-- Opening Marker --

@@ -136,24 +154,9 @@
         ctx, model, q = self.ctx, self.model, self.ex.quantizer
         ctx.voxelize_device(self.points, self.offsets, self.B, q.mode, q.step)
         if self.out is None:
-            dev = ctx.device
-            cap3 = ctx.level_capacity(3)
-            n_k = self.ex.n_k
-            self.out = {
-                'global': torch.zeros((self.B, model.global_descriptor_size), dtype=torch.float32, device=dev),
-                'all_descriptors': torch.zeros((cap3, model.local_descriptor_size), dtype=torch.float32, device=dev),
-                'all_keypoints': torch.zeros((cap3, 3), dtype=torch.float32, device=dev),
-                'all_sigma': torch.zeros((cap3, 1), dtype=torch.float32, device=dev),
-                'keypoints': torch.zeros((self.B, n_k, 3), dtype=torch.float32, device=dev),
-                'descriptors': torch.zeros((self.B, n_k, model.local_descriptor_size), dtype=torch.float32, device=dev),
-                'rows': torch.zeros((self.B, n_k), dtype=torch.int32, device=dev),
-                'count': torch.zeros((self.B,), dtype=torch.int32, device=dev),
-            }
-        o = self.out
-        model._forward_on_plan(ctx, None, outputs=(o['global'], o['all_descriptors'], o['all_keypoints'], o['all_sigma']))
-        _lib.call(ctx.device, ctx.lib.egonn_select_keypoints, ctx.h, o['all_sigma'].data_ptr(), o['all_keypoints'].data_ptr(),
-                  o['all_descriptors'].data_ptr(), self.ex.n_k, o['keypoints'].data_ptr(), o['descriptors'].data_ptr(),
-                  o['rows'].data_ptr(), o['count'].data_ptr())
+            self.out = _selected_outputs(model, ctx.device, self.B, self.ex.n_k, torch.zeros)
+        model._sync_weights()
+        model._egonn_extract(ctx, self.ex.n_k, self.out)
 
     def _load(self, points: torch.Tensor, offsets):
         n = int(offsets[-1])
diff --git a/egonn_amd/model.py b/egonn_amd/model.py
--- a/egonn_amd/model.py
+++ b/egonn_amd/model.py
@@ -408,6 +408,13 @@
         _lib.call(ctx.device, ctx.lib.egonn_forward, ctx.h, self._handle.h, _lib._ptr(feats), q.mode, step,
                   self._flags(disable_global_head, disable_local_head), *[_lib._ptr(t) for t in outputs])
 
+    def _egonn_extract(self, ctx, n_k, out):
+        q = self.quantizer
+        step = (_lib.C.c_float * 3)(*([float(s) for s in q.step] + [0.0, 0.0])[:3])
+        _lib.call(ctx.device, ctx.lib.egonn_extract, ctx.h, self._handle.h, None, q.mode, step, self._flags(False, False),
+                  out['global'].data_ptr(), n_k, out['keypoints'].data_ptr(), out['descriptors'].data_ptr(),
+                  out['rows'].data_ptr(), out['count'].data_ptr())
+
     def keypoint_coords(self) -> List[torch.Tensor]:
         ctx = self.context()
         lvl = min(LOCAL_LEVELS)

-- Closing Marker --
-- Opening Marker --

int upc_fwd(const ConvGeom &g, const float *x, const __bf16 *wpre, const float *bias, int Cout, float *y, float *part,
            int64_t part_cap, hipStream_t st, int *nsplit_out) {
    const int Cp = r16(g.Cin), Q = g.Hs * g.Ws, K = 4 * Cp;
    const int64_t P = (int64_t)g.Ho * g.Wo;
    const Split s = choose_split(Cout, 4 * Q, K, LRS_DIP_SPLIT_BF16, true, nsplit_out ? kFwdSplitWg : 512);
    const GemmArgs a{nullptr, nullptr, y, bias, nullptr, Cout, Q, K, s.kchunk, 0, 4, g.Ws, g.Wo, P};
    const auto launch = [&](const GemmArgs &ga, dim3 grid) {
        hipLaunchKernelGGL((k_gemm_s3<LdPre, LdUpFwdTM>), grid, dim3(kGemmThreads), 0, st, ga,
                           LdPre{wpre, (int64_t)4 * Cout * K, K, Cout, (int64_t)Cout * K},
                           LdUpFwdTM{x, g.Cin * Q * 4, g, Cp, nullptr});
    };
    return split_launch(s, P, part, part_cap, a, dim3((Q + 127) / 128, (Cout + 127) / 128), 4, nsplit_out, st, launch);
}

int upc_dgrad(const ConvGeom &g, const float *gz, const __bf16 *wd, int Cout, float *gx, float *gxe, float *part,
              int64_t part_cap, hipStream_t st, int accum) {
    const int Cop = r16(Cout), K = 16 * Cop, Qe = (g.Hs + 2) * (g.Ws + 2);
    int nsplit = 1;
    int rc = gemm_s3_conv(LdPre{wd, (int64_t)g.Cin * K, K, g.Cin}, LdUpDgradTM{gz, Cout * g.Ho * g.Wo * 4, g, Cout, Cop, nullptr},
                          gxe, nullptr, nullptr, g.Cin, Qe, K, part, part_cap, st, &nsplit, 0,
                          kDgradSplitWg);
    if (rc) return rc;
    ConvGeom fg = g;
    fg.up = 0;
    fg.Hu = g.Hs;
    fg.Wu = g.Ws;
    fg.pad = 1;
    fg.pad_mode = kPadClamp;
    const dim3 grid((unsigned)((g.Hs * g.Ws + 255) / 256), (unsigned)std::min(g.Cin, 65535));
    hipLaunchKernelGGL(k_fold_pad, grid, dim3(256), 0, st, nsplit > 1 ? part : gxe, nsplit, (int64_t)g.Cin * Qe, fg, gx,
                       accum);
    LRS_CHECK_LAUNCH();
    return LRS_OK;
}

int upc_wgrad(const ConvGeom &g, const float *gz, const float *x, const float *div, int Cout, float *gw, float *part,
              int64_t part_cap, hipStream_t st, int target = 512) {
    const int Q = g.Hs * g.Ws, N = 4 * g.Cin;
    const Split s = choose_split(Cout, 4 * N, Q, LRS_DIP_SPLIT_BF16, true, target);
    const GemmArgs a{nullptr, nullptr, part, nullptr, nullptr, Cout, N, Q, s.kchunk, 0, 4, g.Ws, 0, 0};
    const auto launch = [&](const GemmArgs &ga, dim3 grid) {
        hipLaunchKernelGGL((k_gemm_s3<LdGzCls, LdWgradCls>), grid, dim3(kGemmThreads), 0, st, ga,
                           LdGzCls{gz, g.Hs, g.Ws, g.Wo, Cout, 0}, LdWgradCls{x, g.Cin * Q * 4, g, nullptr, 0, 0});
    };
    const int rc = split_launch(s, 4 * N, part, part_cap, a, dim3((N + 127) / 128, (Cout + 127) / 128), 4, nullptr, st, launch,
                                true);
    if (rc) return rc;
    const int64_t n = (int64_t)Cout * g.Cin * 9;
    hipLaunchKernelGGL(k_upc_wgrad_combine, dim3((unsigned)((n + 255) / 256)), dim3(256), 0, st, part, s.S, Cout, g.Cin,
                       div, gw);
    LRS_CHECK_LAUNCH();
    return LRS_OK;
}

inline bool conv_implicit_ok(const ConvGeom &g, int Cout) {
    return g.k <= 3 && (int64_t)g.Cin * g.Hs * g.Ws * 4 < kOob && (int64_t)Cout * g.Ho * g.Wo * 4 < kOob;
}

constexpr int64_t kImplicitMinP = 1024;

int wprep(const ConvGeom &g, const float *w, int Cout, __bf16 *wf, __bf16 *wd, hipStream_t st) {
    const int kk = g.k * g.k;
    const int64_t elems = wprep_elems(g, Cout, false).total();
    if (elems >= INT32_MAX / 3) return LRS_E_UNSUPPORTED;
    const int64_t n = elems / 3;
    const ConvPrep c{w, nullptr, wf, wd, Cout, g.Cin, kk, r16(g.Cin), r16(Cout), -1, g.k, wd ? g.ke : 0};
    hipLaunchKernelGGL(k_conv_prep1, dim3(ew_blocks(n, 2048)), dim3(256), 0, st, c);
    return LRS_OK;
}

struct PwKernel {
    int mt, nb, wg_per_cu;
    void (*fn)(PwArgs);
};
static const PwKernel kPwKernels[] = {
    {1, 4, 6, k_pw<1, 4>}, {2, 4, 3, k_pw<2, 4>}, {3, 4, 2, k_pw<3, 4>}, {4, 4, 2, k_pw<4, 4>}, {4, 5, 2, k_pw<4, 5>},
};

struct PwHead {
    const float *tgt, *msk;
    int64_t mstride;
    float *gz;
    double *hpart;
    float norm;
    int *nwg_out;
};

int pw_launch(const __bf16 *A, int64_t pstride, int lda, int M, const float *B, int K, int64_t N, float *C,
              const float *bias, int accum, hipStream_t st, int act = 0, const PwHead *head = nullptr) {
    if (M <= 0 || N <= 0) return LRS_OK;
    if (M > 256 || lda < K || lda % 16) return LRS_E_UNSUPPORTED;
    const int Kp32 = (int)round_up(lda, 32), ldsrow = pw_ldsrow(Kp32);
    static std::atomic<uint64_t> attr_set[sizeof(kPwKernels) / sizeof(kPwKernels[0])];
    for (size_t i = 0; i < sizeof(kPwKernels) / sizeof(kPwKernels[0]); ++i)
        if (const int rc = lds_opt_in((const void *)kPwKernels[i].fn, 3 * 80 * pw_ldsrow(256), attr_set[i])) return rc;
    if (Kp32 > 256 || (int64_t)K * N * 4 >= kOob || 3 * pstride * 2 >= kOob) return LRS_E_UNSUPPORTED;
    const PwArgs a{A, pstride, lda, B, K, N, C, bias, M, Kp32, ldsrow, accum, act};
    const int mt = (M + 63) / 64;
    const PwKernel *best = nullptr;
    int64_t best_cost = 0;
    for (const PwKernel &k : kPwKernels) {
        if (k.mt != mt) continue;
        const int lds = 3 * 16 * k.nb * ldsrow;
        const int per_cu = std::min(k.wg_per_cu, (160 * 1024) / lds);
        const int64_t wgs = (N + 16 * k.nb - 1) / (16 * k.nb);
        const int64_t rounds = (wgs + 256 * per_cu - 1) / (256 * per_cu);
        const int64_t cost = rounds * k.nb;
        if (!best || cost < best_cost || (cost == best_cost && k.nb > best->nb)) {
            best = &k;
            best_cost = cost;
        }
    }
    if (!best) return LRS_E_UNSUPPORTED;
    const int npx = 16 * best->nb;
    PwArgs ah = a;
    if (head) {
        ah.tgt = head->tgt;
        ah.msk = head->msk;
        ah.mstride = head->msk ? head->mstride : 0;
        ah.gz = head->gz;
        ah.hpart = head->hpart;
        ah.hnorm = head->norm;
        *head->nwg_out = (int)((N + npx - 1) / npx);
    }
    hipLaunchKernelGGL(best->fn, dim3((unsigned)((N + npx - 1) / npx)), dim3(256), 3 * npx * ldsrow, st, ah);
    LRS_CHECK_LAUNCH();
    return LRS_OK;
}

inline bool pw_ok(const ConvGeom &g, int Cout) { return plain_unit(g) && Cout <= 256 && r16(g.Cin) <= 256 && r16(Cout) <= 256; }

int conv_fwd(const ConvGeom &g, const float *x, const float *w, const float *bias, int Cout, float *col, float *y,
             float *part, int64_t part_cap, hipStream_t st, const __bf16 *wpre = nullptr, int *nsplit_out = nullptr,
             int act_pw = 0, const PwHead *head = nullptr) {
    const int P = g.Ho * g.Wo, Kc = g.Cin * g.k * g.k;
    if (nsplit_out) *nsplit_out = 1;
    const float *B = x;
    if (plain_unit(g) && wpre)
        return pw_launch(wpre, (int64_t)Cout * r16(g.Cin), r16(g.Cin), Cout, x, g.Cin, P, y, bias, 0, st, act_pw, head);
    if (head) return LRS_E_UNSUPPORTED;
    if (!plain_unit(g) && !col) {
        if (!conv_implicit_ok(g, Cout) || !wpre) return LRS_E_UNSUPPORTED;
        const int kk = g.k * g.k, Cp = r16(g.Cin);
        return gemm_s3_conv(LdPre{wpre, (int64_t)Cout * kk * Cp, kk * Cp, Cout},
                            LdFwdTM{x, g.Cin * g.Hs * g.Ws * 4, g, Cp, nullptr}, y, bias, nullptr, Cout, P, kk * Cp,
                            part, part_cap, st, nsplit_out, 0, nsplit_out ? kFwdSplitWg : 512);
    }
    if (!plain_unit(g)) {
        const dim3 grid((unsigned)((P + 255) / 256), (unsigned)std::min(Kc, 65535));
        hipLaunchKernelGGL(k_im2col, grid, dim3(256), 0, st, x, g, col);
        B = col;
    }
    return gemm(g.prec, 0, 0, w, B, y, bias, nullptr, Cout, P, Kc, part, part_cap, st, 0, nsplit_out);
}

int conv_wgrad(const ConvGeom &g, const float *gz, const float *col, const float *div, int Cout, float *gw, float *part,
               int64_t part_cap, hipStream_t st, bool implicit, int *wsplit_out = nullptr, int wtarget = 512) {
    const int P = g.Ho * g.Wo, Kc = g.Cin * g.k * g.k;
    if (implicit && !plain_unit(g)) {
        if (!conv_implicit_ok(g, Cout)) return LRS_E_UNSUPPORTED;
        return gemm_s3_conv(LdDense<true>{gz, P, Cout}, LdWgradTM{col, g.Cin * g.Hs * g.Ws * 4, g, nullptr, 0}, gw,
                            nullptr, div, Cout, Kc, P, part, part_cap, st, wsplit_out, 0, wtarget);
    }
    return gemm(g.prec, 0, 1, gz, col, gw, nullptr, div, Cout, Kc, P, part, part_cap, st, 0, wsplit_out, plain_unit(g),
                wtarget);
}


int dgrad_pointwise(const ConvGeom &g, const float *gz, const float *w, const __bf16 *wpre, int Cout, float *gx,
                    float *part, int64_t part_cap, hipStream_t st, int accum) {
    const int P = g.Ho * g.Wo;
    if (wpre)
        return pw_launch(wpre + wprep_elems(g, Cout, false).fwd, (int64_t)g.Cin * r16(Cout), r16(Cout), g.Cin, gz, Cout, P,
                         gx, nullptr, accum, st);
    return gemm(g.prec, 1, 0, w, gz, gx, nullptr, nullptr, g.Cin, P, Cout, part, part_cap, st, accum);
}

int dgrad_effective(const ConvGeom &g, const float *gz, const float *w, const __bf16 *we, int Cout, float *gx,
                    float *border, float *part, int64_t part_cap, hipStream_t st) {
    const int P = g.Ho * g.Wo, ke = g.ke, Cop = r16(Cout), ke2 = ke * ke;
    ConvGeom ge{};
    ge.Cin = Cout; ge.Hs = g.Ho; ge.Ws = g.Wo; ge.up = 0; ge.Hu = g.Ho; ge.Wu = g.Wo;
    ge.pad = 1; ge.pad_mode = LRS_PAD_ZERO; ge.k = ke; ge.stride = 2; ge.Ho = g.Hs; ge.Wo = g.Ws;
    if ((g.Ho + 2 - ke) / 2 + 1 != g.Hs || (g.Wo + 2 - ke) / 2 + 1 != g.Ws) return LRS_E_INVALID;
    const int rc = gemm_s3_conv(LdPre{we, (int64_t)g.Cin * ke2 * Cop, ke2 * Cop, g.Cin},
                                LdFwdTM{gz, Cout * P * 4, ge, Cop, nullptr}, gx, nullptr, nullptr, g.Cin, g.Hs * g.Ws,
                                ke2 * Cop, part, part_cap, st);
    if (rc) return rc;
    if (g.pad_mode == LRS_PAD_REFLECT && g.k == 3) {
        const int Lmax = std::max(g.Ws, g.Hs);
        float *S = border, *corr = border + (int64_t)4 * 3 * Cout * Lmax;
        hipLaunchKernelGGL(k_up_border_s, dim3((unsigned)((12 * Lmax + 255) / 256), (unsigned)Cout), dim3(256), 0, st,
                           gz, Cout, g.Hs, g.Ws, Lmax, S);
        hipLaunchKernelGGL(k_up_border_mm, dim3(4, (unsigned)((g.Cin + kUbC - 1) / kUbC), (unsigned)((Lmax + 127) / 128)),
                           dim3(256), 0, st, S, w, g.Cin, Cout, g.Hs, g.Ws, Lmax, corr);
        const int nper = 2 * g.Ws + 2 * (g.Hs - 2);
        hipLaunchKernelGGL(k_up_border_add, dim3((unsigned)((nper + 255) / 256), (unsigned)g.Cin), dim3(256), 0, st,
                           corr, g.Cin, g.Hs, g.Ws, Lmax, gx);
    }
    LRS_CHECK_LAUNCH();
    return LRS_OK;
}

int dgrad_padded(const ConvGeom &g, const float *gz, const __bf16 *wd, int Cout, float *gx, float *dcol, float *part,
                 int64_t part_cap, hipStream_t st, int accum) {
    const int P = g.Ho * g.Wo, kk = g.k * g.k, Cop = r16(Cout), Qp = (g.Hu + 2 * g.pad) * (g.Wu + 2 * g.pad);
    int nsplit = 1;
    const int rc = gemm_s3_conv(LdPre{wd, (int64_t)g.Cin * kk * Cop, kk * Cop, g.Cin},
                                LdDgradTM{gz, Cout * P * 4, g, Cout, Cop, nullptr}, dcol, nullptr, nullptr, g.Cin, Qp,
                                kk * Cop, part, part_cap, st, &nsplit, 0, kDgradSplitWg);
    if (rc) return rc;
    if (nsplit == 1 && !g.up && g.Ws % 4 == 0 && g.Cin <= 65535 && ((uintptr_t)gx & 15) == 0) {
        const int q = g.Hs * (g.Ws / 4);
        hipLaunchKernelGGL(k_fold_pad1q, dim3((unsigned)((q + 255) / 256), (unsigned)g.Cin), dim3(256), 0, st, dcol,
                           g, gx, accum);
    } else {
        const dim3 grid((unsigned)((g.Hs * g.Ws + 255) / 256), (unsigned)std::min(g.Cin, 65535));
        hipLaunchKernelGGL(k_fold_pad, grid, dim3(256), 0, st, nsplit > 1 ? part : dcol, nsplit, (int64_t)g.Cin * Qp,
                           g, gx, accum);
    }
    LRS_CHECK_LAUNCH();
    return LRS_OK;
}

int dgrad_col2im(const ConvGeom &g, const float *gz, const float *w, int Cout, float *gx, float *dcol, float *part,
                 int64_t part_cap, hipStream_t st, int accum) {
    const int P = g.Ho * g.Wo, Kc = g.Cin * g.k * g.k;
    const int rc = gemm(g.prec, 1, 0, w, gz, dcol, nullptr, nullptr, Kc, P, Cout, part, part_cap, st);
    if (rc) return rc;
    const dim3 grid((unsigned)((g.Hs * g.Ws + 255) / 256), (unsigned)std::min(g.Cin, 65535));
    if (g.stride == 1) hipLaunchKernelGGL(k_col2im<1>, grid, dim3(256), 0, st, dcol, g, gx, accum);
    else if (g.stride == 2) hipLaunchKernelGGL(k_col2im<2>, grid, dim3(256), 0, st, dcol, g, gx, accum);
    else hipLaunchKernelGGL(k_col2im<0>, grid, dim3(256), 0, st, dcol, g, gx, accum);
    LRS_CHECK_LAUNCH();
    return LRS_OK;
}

-- Closing Marker --

#### [Required work]
Say how many lines of the records include the string "kOob"; the number alone is enough.

#### [Solution for this problem]
2